Happy Healing Home, nuestra granja en Tailandia

Con la idea de conocer la forma de vivir de los tailandeses, fuimos a trabajar a una granja en el área de Samoeng, una zona montañosa cerca  de Chiang Mai (3 horas en furgoneta), perdida en el medio de la nada. Os puedo asegurar que nunca habíamos estado en un lugar tan recóndito y rural. ¿Cómo supimos de este lugar? Utilizamos por primera vez la plataforma workway.
A través de esta web, los  voluntarios intercambian unas horas de trabajo por comida y alojamiento. Puedes elegir el tipo de trabajo que quieres hacer, se trabaja de 4 a 5 horas diarias y el ritmo suele ser tranquilo. Elegimos la granja Happy Healing Home por sus buenas críticas y porque creímos que iba a ser una experiencia real, alejada del turismo al que estamos acostumbrados, y así fue. En la granja nos recibió Jim, quien fue monje budista durante 17 años, Tea su encantadora y siempre sonriente mujer y el revoltoso Tum. Esta familia Thai aloja a muchos voluntarios . En el tiempo en el que estuvimos llegamos a ser 18 y le ayudamos en muchísimas tareas; segar las malas hierbas, talar árboles, pescar, separar las judías, secar el café,  cultivar el campo, cocinar etc. A pesar de no poder usar ni el teléfono ni internet, no tuvimos tiempo de aburrirnos. Algún voluntario comentaba que en realidad la granja era un lugar para desengancharse de internet…

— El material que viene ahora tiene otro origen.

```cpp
template <class C0, class C1>
__device__ inline WideLane wide_lane(const AggArgs& a, int lane) {
  WideLane w;
  const int P = a.Ls >> 2, B = C0::B(a);
  const int b0 = min(C0::basis_of(a, lane), B - 1), b1 = min(C1::basis_of(a, lane), B - 1);
  w.live0 = lane < C0::slots(a);
  w.live1 = lane < C1::slots(a);
  w.so0 = (unsigned)(b0 * P + (lane - b0 * C0::lanes_pb(a))) * 16u;
  w.so1 = (unsigned)(b1 * P + C1::l4_off(a) + (lane - b1 * C1::lanes_pb(a))) * 16u;
  return w;
}

template <int NEED, class C0>
__device__ inline void wide_gather(const AggArgs& a, const FastRsrc& R, const WideLane& wl_, FAcc<NEED>& acc0, FAcc<NEED>& acc1,
                                   int row, int jj, float dd, float dis_i, int cnt, unsigned row_bytes, int pos_base) {
  for (int t0 = 0; t0 < cnt; t0 += WFU) {
    f4 v0[WFU], v1[WFU];
    float w[WFU];
    bool in_x[WFU];
#pragma unroll
    for (int u = 0; u < WFU; ++u) {
      const int addr = (t0 + u) << 2;
      const int j = bperm(addr, jj);
      const bool is_self = j == row;
      in_x[u] = (t0 + u < cnt) && !(C0::xl(a) && is_self);
      const unsigned base = (unsigned)j * row_bytes;
      v0[u] = load_slot(R.bases, (in_x[u] && wl_.live0) ? base + wl_.so0 : OOB);
      v1[u] = load_slot(R.bases, (in_x[u] && wl_.live1) ? base + wl_.so1 : OOB);
      w[u] = bperm(addr, dd) * dis_i;
      if (C0::yl(a) && !C0::xl(a)) w[u] = is_self ? 0.f : w[u];
    }
#pragma unroll
    for (int u = 0; u < WFU; ++u) {
      fold<NEED>(acc0, v0[u], w[u], in_x[u] && wl_.live0, pos_base + t0 + u);
      fold<NEED>(acc1, v1[u], w[u], in_x[u] && wl_.live1, pos_base + t0 + u);
    }
  }
}

template <int HPB, int NEED, class C0, class C1>
__device__ inline void wide_finish(const AggArgs& a, const FastRsrc& R, const WideLane& wl_, int lane, int row, FAcc<NEED>& acc0,
                                   FAcc<NEED>& acc1, int deg, int nself, float dis_i, unsigned row_bytes, float* lds_w,
                                   const float* lds_bias, const float* lds_scale) {
  const bool looped_any = C0::xl(a) || C0::yl(a);
  const bool has_self = C0::loops_all(a) || row <= *a.max_index;
// ... 172 lines not shown
      const int first = __builtin_amdgcn_readfirstlane(jj);
      acc0.sh = load_slot(R.bases, (wl_.live0 && deg > 0) ? (unsigned)first * row_bytes + wl_.so0 : OOB);
      acc1.sh = load_slot(R.bases, (wl_.live1 && deg > 0) ? (unsigned)first * row_bytes + wl_.so1 : OOB);
    }
    wide_gather<NEED, C0>(a, R, wl_, acc0, acc1, row, jj, dd, dis_i, deg, row_bytes, start);
    wide_finish<HPB, NEED, C0, C1>(a, R, wl_, lane, row, acc0, acc1, deg, nself, dis_i, row_bytes, lds_w, lds_bias, lds_scale);
  }
}

bool wide_path_supported(const AggArgs& a, int layout) {
  if (layout != EGC_LAYOUT_HBA || a.act == EGC_ACT_SOFTMAX) return false;
  if (a.x_looped && !a.y_looped) return false;
  if (a.slots <= 64 || a.slots > 128) return false;
  if ((a.Ls & 3) != 0 || a.ldb != a.B * a.Ls) return false;
  if ((a.B & (a.B - 1)) != 0) return false;
  if (a.A < 1 || a.A > AMAX) return false;
  if (agg_hpb(a) > HPB_MAX) return false;
  if (a.W > 512) return false;
  const int P = a.Ls / 4, P0 = (P + 1) / 2;
  if (a.B * P0 > 64) return false;
  if (a.stats != nullptr || a.arg_max != nullptr || a.arg_min != nullptr) return false;
  if ((uint64_t)a.n_nodes * (uint64_t)a.F_out * 4ull > (uint64_t)OOB) return false;
  if ((size_t)4 * agg_strip_floats(a, 1, a.post_scale != nullptr) * sizeof(float) > 64 * 1024) return false;
  return true;
}

template <int HPB, int NEED, class C0, class C1>
static int launch_wide_one(const AggArgs& a, unsigned grid, size_t lds, hipStream_t stream) {
  agg_wide_kernel<HPB, NEED, C0, C1><<<grid, 256, lds, stream>>>(a);
  EGC_LAUNCH_CHECK("agg_wide_kernel");
  return EGC_OK;
}

template <class St, int HPB, int NEED, int P0, int P1>
static bool try_wide_static(const AggArgs& a, unsigned grid, size_t lds, hipStream_t stream, int* status) {
  if (!cfg_matches<St>(a)) return false;
  *status = launch_wide_one<HPB, NEED, WideSet<St, 0, P0, 0>, WideSet<St, 1, P1, P0>>(a, grid, lds, stream);
  return true;
}

int launch_wide_rows(AggArgs a, const PlanCaps& caps, hipStream_t stream) {
  const int P = a.Ls / 4;
  a.wide_p0 = (P + 1) / 2;
  a.wide_p1 = P - a.wide_p0;
  agg_lane_geometry(a, a.wide_p0);
  a.lpb_log2 = -1;
  a.magic_P1 = agg_magic(a.wide_p1);
  a.l4_off = 0;
  a.rows_per_wave = 8;
  a.chunk_blocks = (int)ceil_div(a.n_chunks_hint >= 0 ? a.n_chunks_hint : caps.cap_chunks, 4);
  const int need = agg_need(a);
  agg_lds_strips(a, 1, a.post_scale != nullptr);
  const size_t lds = (size_t)4 * a.lds_floats_per_wave * sizeof(float);
  if (lds > 64 * 1024) return EGC_ERR_UNSUPPORTED;
  const unsigned grid = (unsigned)(a.chunk_blocks + ceil_div((int64_t)a.row_end - a.row_begin, (int64_t)4 * a.rows_per_wave));
  if (getenv("EGC_NO_STATIC_CFG") == nullptr) {
    int status = EGC_OK;
    constexpr int X = EGC_AGGR_MAX, N = EGC_AGGR_MIN, Y = EGC_AGGR_SYMNORM;
    if (try_wide_static<StCfg<4, 4, 75, 3, agg_pack(Y, N, X), EGC_ACT_NONE, false, true, true, 76>, 1, NEED_MN, 10, 9>(
            a, grid, lds, stream, &status)) return status;
    if (try_wide_static<StCfg<8, 8, 38, 1, agg_pack(Y), EGC_ACT_NONE, false, true, true, 40>, 1, 0, 5, 5>(
            a, grid, lds, stream, &status)) return status;
  }
  using R0 = WideSet<RtCfg, 0>;
  using R1 = WideSet<RtCfg, 1>;
  return agg_dispatch_rows<NeedCoarse>(a, need, [&](auto hpb, auto nd) {
    return launch_wide_one<decltype(hpb)::value, decltype(nd)::value, R0, R1>(a, grid, lds, stream);
  });
}

bool fast_path_supported(const AggArgs& a, int layout, int chunks) {
  if (chunks != 1 || layout != EGC_LAYOUT_HBA || a.act == EGC_ACT_SOFTMAX) return false;
  if (a.x_looped && !a.y_looped) return false;
  if (a.slots < 1 || a.slots > 64) return false;
  if ((a.Ls & 3) != 0 || a.ldb != a.B * a.Ls) return false;
  if ((a.B & (a.B - 1)) != 0) return false;
  if (a.A < 1 || a.A > AMAX) return false;
  if (agg_hpb(a) > HPB_MAX) return false;
  if (a.W > 8 * agg_lpr(a.slots)) return false;
  if ((uint64_t)a.n_nodes * (uint64_t)a.F_out * 4ull > (uint64_t)OOB) return false;
  return true;
}

template <int LPR_LOG2, int HPB, int NEED, class C>
static int launch_one(const AggArgs& a, unsigned grid, size_t lds, hipStream_t stream) {
  agg_fast_kernel<LPR_LOG2, HPB, NEED, C><<<grid, 256, lds, stream>>>(a);
  EGC_LAUNCH_CHECK("agg_fast_kernel");
  return EGC_OK;
}

template <class C, int NEED>
static bool try_static(const AggArgs& a, unsigned grid, size_t lds, hipStream_t stream, int* status) {
  constexpr int LPR_LOG2 = agg_lpr_log2(C::kB * C::P_), HPB = (C::kH + C::kB - 1) / C::kB;
  if (!cfg_matches<C>(a) || a.slots > (1 << LPR_LOG2) || 2 * a.slots <= (1 << LPR_LOG2)) return false;
  if constexpr (C::has(EGC_AGGR_MAX)) {
    if (a.arg_max != nullptr) {
      *status = launch_one<LPR_LOG2, HPB, NEED | NEED_ARG, C>(a, grid, lds, stream);
      return true;
    }
  }
  *status = launch_one<LPR_LOG2, HPB, NEED, C>(a, grid, lds, stream);
  return true;
}

#define EGC_STATIC_CFG(H, B, L, A, AGG, ACT, XL, YL, LA, NEED)                                                      \
  if (try_static<StCfg<H, B, L, A, AGG, ACT, XL, YL, LA, ((L) + 3) / 4 * 4>, NEED>(a, grid, lds, stream, &status)) \
    return status;

int launch_fast(AggArgs a, int64_t n_nodes, const PlanCaps& caps, hipStream_t stream) {
  const int G = 64 / agg_lpr(a.slots);
  agg_lane_geometry(a);
  if (a.rows_per_wave <= 0) a.rows_per_wave = (G == 1 && (int64_t)a.row_end - a.row_begin >= 32768) ? 4 : 1;
  if (a.rows_per_wave * G > 60) a.rows_per_wave = 60 / G;
  a.chunk_blocks = (int)ceil_div(a.n_chunks_hint >= 0 ? a.n_chunks_hint : caps.cap_chunks, 4);
  const int need = agg_need(a);
  agg_lds_strips(a, G, a.post_scale != nullptr);
  size_t lds = (size_t)4 * a.lds_floats_per_wave * sizeof(float);
  if (lds > 64 * 1024) return EGC_ERR_UNSUPPORTED;
  const int64_t row_blocks = ceil_div((int64_t)a.row_end - a.row_begin, (int64_t)4 * a.rows_per_wave * G);
  const unsigned grid = (unsigned)(a.chunk_blocks + row_blocks);

  if (getenv("EGC_NO_STATIC_CFG") == nullptr) {
    int status = EGC_OK;
    constexpr int S = EGC_AGGR_SUM, M = EGC_AGGR_MEAN, X = EGC_AGGR_MAX, Y = EGC_AGGR_SYMNORM;
    EGC_STATIC_CFG(8, 4, 16, 4, agg_pack(S, M, X, Y), EGC_ACT_NONE, true, true, true, 0)
    EGC_STATIC_CFG(8, 4, 16, 3, agg_pack(S, X, Y), EGC_ACT_NONE, true, true, true, 0)
    EGC_STATIC_CFG(8, 4, 16, 4, agg_pack(S, EGC_AGGR_STD, X, Y), EGC_ACT_NONE, true, true, true, NEED_SQ)
    EGC_STATIC_CFG(8, 4, 16, 1, agg_pack(Y), EGC_ACT_NONE, true, true, true, 0)
    EGC_STATIC_CFG(8, 4, 16, 3, agg_pack(Y, X, M), EGC_ACT_NONE, false, true, true, 0)
    EGC_STATIC_CFG(8, 4, 16, 1, agg_pack(Y), EGC_ACT_NONE, false, true, true, 0)
    EGC_STATIC_CFG(8, 4, 23, 1, agg_pack(Y), EGC_ACT_NONE, false, true, true, 0)
    EGC_STATIC_CFG(4, 4, 34, 3, agg_pack(Y, X, M), EGC_ACT_NONE, false, true, true, 0)
    EGC_STATIC_CFG(8, 4, 21, 1, agg_pack(Y), EGC_ACT_NONE, false, true, true, 0)
    EGC_STATIC_CFG(4, 4, 31, 3, agg_pack(S, EGC_AGGR_STD, X), EGC_ACT_NONE, false, true, true, NEED_SQ)
    EGC_STATIC_CFG(4, 4, 32, 3, agg_pack(Y, EGC_AGGR_STD, X), EGC_ACT_NONE, false, true, true, NEED_SQ)
    EGC_STATIC_CFG(8, 4, 37, 1, agg_pack(Y), EGC_ACT_NONE, false, true, true, 0)
    EGC_STATIC_CFG(4, 4, 56, 3, agg_pack(S, M, X), EGC_ACT_NONE, false, true, true, 0)
    EGC_STATIC_CFG(8, 4, 44, 1, agg_pack(Y), EGC_ACT_NONE, true, true, true, 0)
    EGC_STATIC_CFG(8, 4, 44, 1, agg_pack(M), EGC_ACT_NONE, true, true, true, 0)
    EGC_STATIC_CFG(8, 4, 16, 2, agg_pack(M, X), EGC_ACT_NONE, false, false, true, 0)
    EGC_STATIC_CFG(8, 4, 16, 1, agg_pack(S), EGC_ACT_NONE, false, false, true, 0)
    EGC_STATIC_CFG(4, 4, 16, 2, agg_pack(M, X), EGC_ACT_NONE, false, false, true, 0)
    EGC_STATIC_CFG(4, 4, 16, 1, agg_pack(S), EGC_ACT_NONE, false, false, true, 0)
  }
  return agg_dispatch<NeedFine>(a, need, [&](auto lpr, auto hpb, auto nd) {
    return launch_one<decltype(lpr)::value, decltype(hpb)::value, decltype(nd)::value, RtCfg>(a, grid, lds, stream);
  });
}

}
```

egc_amd/csrc/egc_aggregate_fast_dev.h:

```cpp
#pragma once
#include <stdlib.h>

#include "egc_aggregate_dev.h"

namespace egc {

constexpr int OUT_NT = 2;
#ifndef EGC_AGG_FU
#define EGC_AGG_FU 4
#endif
constexpr int FU = EGC_AGG_FU;
constexpr int HPB_MAX = 4;
#ifndef EGC_AGG_WAVES
#define EGC_AGG_WAVES 6
#endif

constexpr int NEED_SQ = 1;
constexpr int NEED_MN = 2;
constexpr int NEED_ARG = 4;
constexpr int ARG_NONE = 0x7fffffff;

struct RtCfg {
  static constexpr int kH = 0;
  static __device__ inline int H(const AggArgs& a) { return a.H; }
// ... 177 lines not shown
        "v"(p3.w));
  return p0;
}

template <int NEED>
struct FAcc {
  f4 sum, mx, ws;
  f4 sq, mn;
  f4 sh;
  i4 ax, an;
  __device__ inline void init() {
    sum = 0.f; ws = 0.f; mx = -INFINITY;
    if constexpr (NEED & NEED_SQ) { sq = 0.f; sh = 0.f; }
    if constexpr (NEED & NEED_MN) mn = INFINITY;
    if constexpr (NEED & NEED_ARG) ax = an = ARG_NONE;
  }
};

__device__ inline void take_gt4(f4& m, i4& ar, f4 v, int pos) {
  const bool cx = v.x > m.x, cy = v.y > m.y, cz = v.z > m.z, cw = v.w > m.w;
  m = f4{cx ? v.x : m.x, cy ? v.y : m.y, cz ? v.z : m.z, cw ? v.w : m.w};
  ar = i4{cx ? pos : ar.x, cy ? pos : ar.y, cz ? pos : ar.z, cw ? pos : ar.w};
}
__device__ inline void take_lt4(f4& m, i4& ar, f4 v, int pos) {
  const bool cx = v.x < m.x, cy = v.y < m.y, cz = v.z < m.z, cw = v.w < m.w;
  m = f4{cx ? v.x : m.x, cy ? v.y : m.y, cz ? v.z : m.z, cw ? v.w : m.w};
  ar = i4{cx ? pos : ar.x, cy ? pos : ar.y, cz ? pos : ar.z, cw ? pos : ar.w};
}
__device__ inline void merge_gt4(f4& m, i4& ar, f4 om, i4 oa) {
  const bool cx = om.x > m.x || (om.x == m.x && oa.x < ar.x), cy = om.y > m.y || (om.y == m.y && oa.y < ar.y);
  const bool cz = om.z > m.z || (om.z == m.z && oa.z < ar.z), cw = om.w > m.w || (om.w == m.w && oa.w < ar.w);
  m = f4{cx ? om.x : m.x, cy ? om.y : m.y, cz ? om.z : m.z, cw ? om.w : m.w};
  ar = i4{cx ? oa.x : ar.x, cy ? oa.y : ar.y, cz ? oa.z : ar.z, cw ? oa.w : ar.w};
}
__device__ inline void merge_lt4(f4& m, i4& ar, f4 om, i4 oa) {
  const bool cx = om.x < m.x || (om.x == m.x && oa.x < ar.x), cy = om.y < m.y || (om.y == m.y && oa.y < ar.y);
  const bool cz = om.z < m.z || (om.z == m.z && oa.z < ar.z), cw = om.w < m.w || (om.w == m.w && oa.w < ar.w);
  m = f4{cx ? om.x : m.x, cy ? om.y : m.y, cz ? om.z : m.z, cw ? om.w : m.w};
  ar = i4{cx ? oa.x : ar.x, cy ? oa.y : ar.y, cz ? oa.z : ar.z, cw ? oa.w : ar.w};
}

template <int NEED>
__device__ inline void fold(FAcc<NEED>& acc, f4 v, float w, bool in_x, int pos) {
  acc.sum += v;
  acc.ws = f4_fma(splat(w), v, acc.ws);
  if (in_x) {
    if constexpr (NEED & NEED_SQ) acc.sq += f4_sqr_rn(v - acc.sh);
    if constexpr (NEED & NEED_ARG) {
      take_gt4(acc.mx, acc.ax, v, pos);
      if constexpr (NEED & NEED_MN) take_lt4(acc.mn, acc.an, v, pos);
    } else {
      acc.mx = f4_vmax(acc.mx, v);
      if constexpr (NEED & NEED_MN) acc.mn = f4_vmin(acc.mn, v);
    }
  }
}

template <int LPR_LOG2, int NEED>
__device__ inline void all_reduce_groups(FAcc<NEED>& acc, int lane) {
#pragma unroll
  for (int off = 1 << LPR_LOG2; off < 64; off <<= 1) {
    const int addr = (lane ^ off) << 2;
    acc.sum += bperm(addr, acc.sum);
    acc.ws += bperm(addr, acc.ws);
    if constexpr (NEED & NEED_SQ) acc.sq += bperm(addr, acc.sq);
    if constexpr (NEED & NEED_ARG) {
      merge_gt4(acc.mx, acc.ax, bperm(addr, acc.mx), bperm(addr, acc.ax));
      if constexpr (NEED & NEED_MN) merge_lt4(acc.mn, acc.an, bperm(addr, acc.mn), bperm(addr, acc.an));
    } else {
      acc.mx = f4_vmax(acc.mx, bperm(addr, acc.mx));
      if constexpr (NEED & NEED_MN) acc.mn = f4_vmin(acc.mn, bperm(addr, acc.mn));
    }
  }
}

__device__ inline f4 load_slot_wt(__amdgpu_buffer_rsrc_t rsrc, unsigned byte_off) {
  return __builtin_bit_cast(f4, __builtin_amdgcn_raw_buffer_load_b128(rsrc, byte_off, 0, 0x11));
}

struct FastRsrc {
  __amdgpu_buffer_rsrc_t bases, out, res;
};

template <int NEED, class C>
__device__ inline void gather_batch(const AggArgs& a, const FastRsrc& R, FAcc<NEED>& acc, int addr0, int step, int row,
                                    int jj, float dd, float dis_i, int n_valid, int first, int vstep,
                                    unsigned row_bytes, unsigned slot_off, int pos_base) {
  f4 v[FU];
  float w[FU];
  bool in_x[FU];
#pragma unroll
  for (int u = 0; u < FU; ++u) {
    const int addr = addr0 + u * step;
    const int j = bperm(addr, jj);
    const bool is_self = j == row;
    in_x[u] = (first + u * vstep < n_valid) && !(C::xl(a) && is_self);
    v[u] = load_slot(R.bases, in_x[u] ? (unsigned)j * row_bytes + slot_off : OOB);
    w[u] = bperm(addr, dd) * dis_i;
    if (C::yl(a) && !C::xl(a)) w[u] = is_self ? 0.f : w[u];
  }
#pragma unroll
  for (int u = 0; u < FU; ++u) fold<NEED>(acc, v[u], w[u], in_x[u], pos_base + first + u * vstep);
}
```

La forma de vida es rural y sencilla, se necesita mucha mano de obra para realizar cualquier tarea, ya que no se utiliza maquinaria y los cultivos se plantan, cuidan y recogen con la fuerza del hombre, igual que hace 200 años. Esto no se hace por falta de dinero, sino que es una forma de vida permanentemente sostenible. Por ejemplo, el café se recoge, se seca, se separa, se tuesta y se muele a mano!!!! Después de horas y horas de trabajo puedes tomarte tu propia taza de café… con lo fácil que es ir al supermercado!! Desde entonces, el valor que le doy al café es altísimo. Dormimos en una cabaña de bambú sin ventanas ni puerta, sobre un “colchón” y con una mosquitera para protegernos de los mosquitos.

Una de las mayores lecciones que nos llevamos de Happy healing fue sobre la alimentación. En la granja se come prácticamente todos los días a base de vegetales. La carne y cualquier tipo de grasa no forma parte de su dieta habitual. Acostumbrados a la dieta española supuso un choque importante pero no tardamos en acostumbrarnos. Las verduras y hortalizas las plantábamos en la granja, 100% natural, sin ningún tipo de añadido artificial. Se recolectan hojas, incluso flores, se rehogan en la cazuela con salsa de soja, un poco de ajo y a comer. Siempre acompañado de “sticky rice”, arroz pegajoso y pasta de chilly ( el picante como rey de los platos). En tan solo un par de días notas mejoras en tu cuerpo. Los problemas de estomago desaparecen, te encuentras con más energía e incluso tu piel se queda más limpia y luminosa. Creo que nunca en mi vida volveré a comer tan sano y natural como en aquella granja, pero me llevo la lección aprendida para el futuro.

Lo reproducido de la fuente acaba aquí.